Confesso Que Vivi
Pablo Neruda
Tradução: Arsénio Mota
Capa: Estúdios P.E.A.
Publicações Europa-América
Lisboa, Abril 1975
O meu povo foi o mais atraiçoado deste tempo. Dos desertos do nitrato, das minas submarinas do carvão, das altitudes terríveis onde jaz o cobre e o extraem com esforços sobre-humanos as mãos do meu povo, surgiu um movimento libertador de dimensão grandiosa. Esse movimento levou à presidência do Chile um homem chamado Salvador Allende, para introduzir reformas e medidas de justiça inadiáveis, a fim de resgatar as nossas riquezas nacionais das garras estrangeiras. (…).
Aqui, no Chile, estava a construir-se, entre enormes dificuldades, uma sociedade verdadeiramente justa, bem assente na base da nossa soberania, do nosso orgulho nacional, do heroísmo dos melhores habitantes do Chile. Do nosso lado, do lado da
revolução chilena, estavam a Constituição e a lei, a democracia e a esperança.
Do outro lado não faltava nada. Tinham arlequins e polichinelos, palhaços a granel. Terroristas de pistola e algemas, monges falsos e militares degradados. Uns e outros davam voltas no carrossel do despeito. O fascista Jarpa andava de mãos dadas com os seus sobrinhos de «Pátria e Liberdade», dispostos a partir a cabeça e a alma a tudo quanto existe, contanto que recuperassem a quinta
que eles intitulam o Chile. Junto com eles, para amenizar a farândola, dançava um grande banqueiro e bailarino, já
manchado de sangue - o campeão de rumba González Videla, que, sempre rumbando, entregou há tempo o seu partido aos inimigos do povo. (…)
O Chile tem uma longa história civil, com poucas revoluções e muitos governos estáveis, conservadores e medíocres.
Muitos presidentes sem envergadura e só dois grandes presidentes: Balmaceda e Allende. É curioso que os dois proviessem do mesmo meio, da burguesia endinheirada, que aqui se faz chamar aristocracia. Como homens de princípios, empenhados em engrandecer um país enfraquecido pela oligarquia medíocre, foram ambos conduzidos à morte da mesma maneira. Balmaceda foi até ao suicídio porque resistiu a entregar a riqueza mineira dos nitratos às companhias estrangeiras.

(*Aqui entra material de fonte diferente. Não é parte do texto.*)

__global__ void __launch_bounds__(256)
lowk_shell_kernel(const double2* __restrict__ modes, double pnorm, double kf_rule, double* __restrict__ sums) {
    constexpr int NM = (2 * MBOX + 1) * (2 * MBOX + 1) * (MBOX + 1);
    __shared__ double val[NM];
    __shared__ signed char sh[NM];
    for (int i = threadIdx.x; i < NM; i += 256) {
        const int c = i % (MBOX + 1), b = (i / (MBOX + 1)) % (2 * MBOX + 1) - MBOX, a = i / ((MBOX + 1) * (2 * MBOX + 1)) - MBOX;
        const int m2 = a * a + b * b + c * c;
        int r = (int)sqrt((double)m2);
        while (r * r > m2) --r;
        while ((r + 1) * (r + 1) <= m2) ++r;
        if (kf_rule != 0.0 && r * r == m2 && r > 0) r = ast::float64_edge_norm(r, a, b, c, kf_rule);
        const double2 v = modes[i];
        sh[i] = (signed char)(r - 1 < MLOW ? r - 1 : -1);
        val[i] = (c > 0 ? 2.0 : 1.0) * (v.x * v.x + v.y * v.y);
    }
    __syncthreads();
    if ((int)threadIdx.x < MLOW) {
        double acc = 0.0;
        for (int i = 0; i < NM; ++i)
            if (sh[i] == (int)threadIdx.x) acc += val[i];
        sums[threadIdx.x] = acc * pnorm;
    }
}

__global__ void lowk_patch_kernel(const double* __restrict__ sums, int count, double* __restrict__ psum) {
    if ((int)threadIdx.x < count) psum[threadIdx.x] += sums[threadIdx.x];
}

template <int R1, int R2, int C>
__global__ void edge_fall_kernel(unsigned* __restrict__ out, unsigned tiles_per_batch, int ncols, double kf) {
    constexpr int N = R1 * R2;
    const unsigned tile = blockIdx.x % tiles_per_batch, b = blockIdx.x / tiles_per_batch;
    const int c = threadIdx.x % C, sub = threadIdx.x / C;
    const int kz = (int)(tile * C + c), ky = (int)b > N / 2 ? (int)b - N : (int)b;
    unsigned word = 0;
    if (sub < R1 && kz < ncols) {
        for (int k2 = 0; k2 < R2; ++k2) {
            const int row = sub + R1 * k2, kx = row > N / 2 ? row - N : row;
            const int m2 = kx * kx + ky * ky + kz * kz;
            int r = (int)sqrt((double)m2);
            while (r * r > m2) --r;
            while ((r + 1) * (r + 1) <= m2) ++r;
            if (r * r == m2 && r > 0 && ast::float64_edge_norm(r, kx, ky, kz, kf) != r) word |= 1u << k2;
        }
    }
    out[(size_t)blockIdx.x * blockDim.x + threadIdx.x] = word;
}

struct EdgeFallCache {
    std::mutex m;
    struct Entry { int dev; size_t n; double boxsize; unsigned* words; };
    std::vector<Entry> tabs;
    const unsigned* get(size_t n, double boxsize, hipStream_t s) {
        std::lock_guard<std::mutex> lock(m);
        int dev = 0;
        if (hipGetDevice(&dev) != hipSuccess) return nullptr;
        for (auto& t : tabs) if (t.dev == dev && t.n == n && t.boxsize == boxsize) return t.words;
        const size_t nz = n / 2 + 1, tiles = (nz + 15) / 16;
        const unsigned nt = n == 256 ? 256 : 512;
        unsigned* d = nullptr;
        if (hipMalloc(&d, n * tiles * nt * sizeof(unsigned)) != hipSuccess) return nullptr;
        const double kf = 2.0 * M_PI / boxsize;
        const unsigned blocks = (unsigned)(n * tiles);
        if (n == 1024) edge_fall_kernel<32, 32, 16><<<blocks, nt, 0, s>>>(d, (unsigned)tiles, (int)nz, kf);
        else if (n == 512) edge_fall_kernel<16, 32, 16><<<blocks, nt, 0, s>>>(d, (unsigned)tiles, (int)nz, kf);
        else edge_fall_kernel<16, 16, 16><<<blocks, nt, 0, s>>>(d, (unsigned)tiles, (int)nz, kf);
        if (hipGetLastError() != hipSuccess) return nullptr;
        if (tabs.size() >= 4) { (void)hipFree(tabs.front().words); tabs.erase(tabs.begin()); }
        tabs.push_back({dev, n, boxsize, d});
        return d;
    }
} g_edge;

struct TwiddleCache {
    std::mutex m;
    std::vector<std::pair<std::pair<int, int>, float2*>> tabs;
    float2* get(int n) {
        std::lock_guard<std::mutex> lock(m);
        int dev = 0;
        if (hipGetDevice(&dev) != hipSuccess) return nullptr;
        for (auto& t : tabs) if (t.first.first == dev && t.first.second == n) return t.second;
        std::vector<float2> h(n);
        for (int i = 0; i < n; ++i) {
            const double a = -2.0 * M_PI * (double)i / (double)n;
            h[i] = make_float2((float)std::cos(a), (float)std::sin(a));
        }
        float2* d = nullptr;
        if (hipMalloc(&d, n * sizeof(float2)) != hipSuccess) return nullptr;
        if (hipMemcpy(d, h.data(), n * sizeof(float2), hipMemcpyHostToDevice) != hipSuccess) return nullptr;
        tabs.push_back({{dev, n}, d});
        return d;
    }
} g_tw;

template <int R1, int R2, int C, bool POWER>
int launch_c2c(float2* data, const float2* tw, size_t elem_stride, size_t ncols, size_t batch, size_t batch_stride,
               float scale, double* partial, hipStream_t s, const unsigned* edge_fall = nullptr, int ky0 = 0, long long prune2 = 0,
               PackDst disc = PackDst{}) {
    constexpr int N = R1 * R2, NT = C * (R1 > R2 ? R1 : R2);
    constexpr bool SPLIT = (POWER || C > 16) && R1 == R2 && N * C * sizeof(float2) > 64 * 1024;
    const size_t lds = (size_t)((SPLIT ? N / 2 : N) * C + N) * sizeof(float2) + (POWER ? (N / 2) * sizeof(double) : 0);
    static ast::PerDeviceOnce attr_once;
    if (attr_once.need()) {
        AST_CHECK_HIP(hipFuncSetAttribute(reinterpret_cast<const void*>(&strided_c2c_kernel<R1, R2, C, POWER>),
                                          hipFuncAttributeMaxDynamicSharedMemorySize, (int)lds));
        attr_once.mark();
    }
    const size_t tiles = (ncols + C - 1) / C;
    AST_CHECK_ARG(tiles * batch < 0x7fffffffull);
    AST_CHECK_ARG((size_t)(R2 - 1) * elem_stride + ncols < (1ull << 29));
    strided_c2c_kernel<R1, R2, C, POWER><<<(unsigned)(tiles * batch), NT, lds, s>>>(data, tw, elem_stride, ncols,
                                                                                   batch_stride, (unsigned)tiles, scale,
                                                                                   partial, edge_fall, ShellMask{nullptr, 0, prune2, ky0}, disc);
    AST_CHECK_LAUNCH();
    return AST_OK;
}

Allende foi assassinado por ter nacionalizado a outra riqueza do subsolo chileno, o cobre. Nos dois casos, a oligarquia chilena organizou revoluções sangrentas. Nos dois casos, os militares portaram-se como uma matilha de cães. As companhias inglesas no tempo de Balmaceda, as norte-americanas no tempo de Allende, fomentaram e apoiaram esses movimentos militares. (…)
As obras e os feitos de Allende, de inesquecível valor nacional, enfureceram os inimigos da nossa libertação. O simbolismo trágico desta crise revela-se no bombardeamento do palácio do Governo. Lembra a Blitz-krieg da aviação nazi contra indefesas cidades estrangeiras - espanholas, inglesas, russas. Agora, cometeu-se o mesmo crime no Chile.
Pilotos chilenos atacaram em voo picado o palácio que durante dois séculos tinha sido o centro da vida civil do país.
Escrevo estas rápidas linhas para as minhas memórias apenas três dias passados sobre os factos inqualificáveis que levaram à morte o meu grande camarada: o presidente Allende. O seu assassinato foi mantido em silêncio. Foi sepultado secretamente. Só a sua viúva teve licença para acompanhar aquele cadáver imortal. A versão dos agressores é que encontraram o seu corpo inerte, com sinais evidentes de suicídio. A versão publicada no estrangeiro é diferente.
Após a acção de bombardeamento aéreo, entraram em acção os tanques, muitos tanques, lutando intrepidamente contra
um único homem: o presidente da República do Chile, Salvador Allende, que os aguardava no seu gabinete, sem outra companhia além de um grande coração, envolto em fumo e chamas.
Havia que aproveitar tão bela ocasião. Era preciso metralhá-lo - porque ele jamais renunciaria ao cargo. Aquele corpo foi enterrado secretamente num sítio qualquer. Aquele cadáver que foi para a sepultura acompanhado por uma única mulher, que carregava consigo toda a dor do mundo, aquela gloriosa figura morta, ia crivada e despedaçada pelas balas das metralhadoras dos soldados do Chile, que mais uma vez tinham atraiçoado o Chile.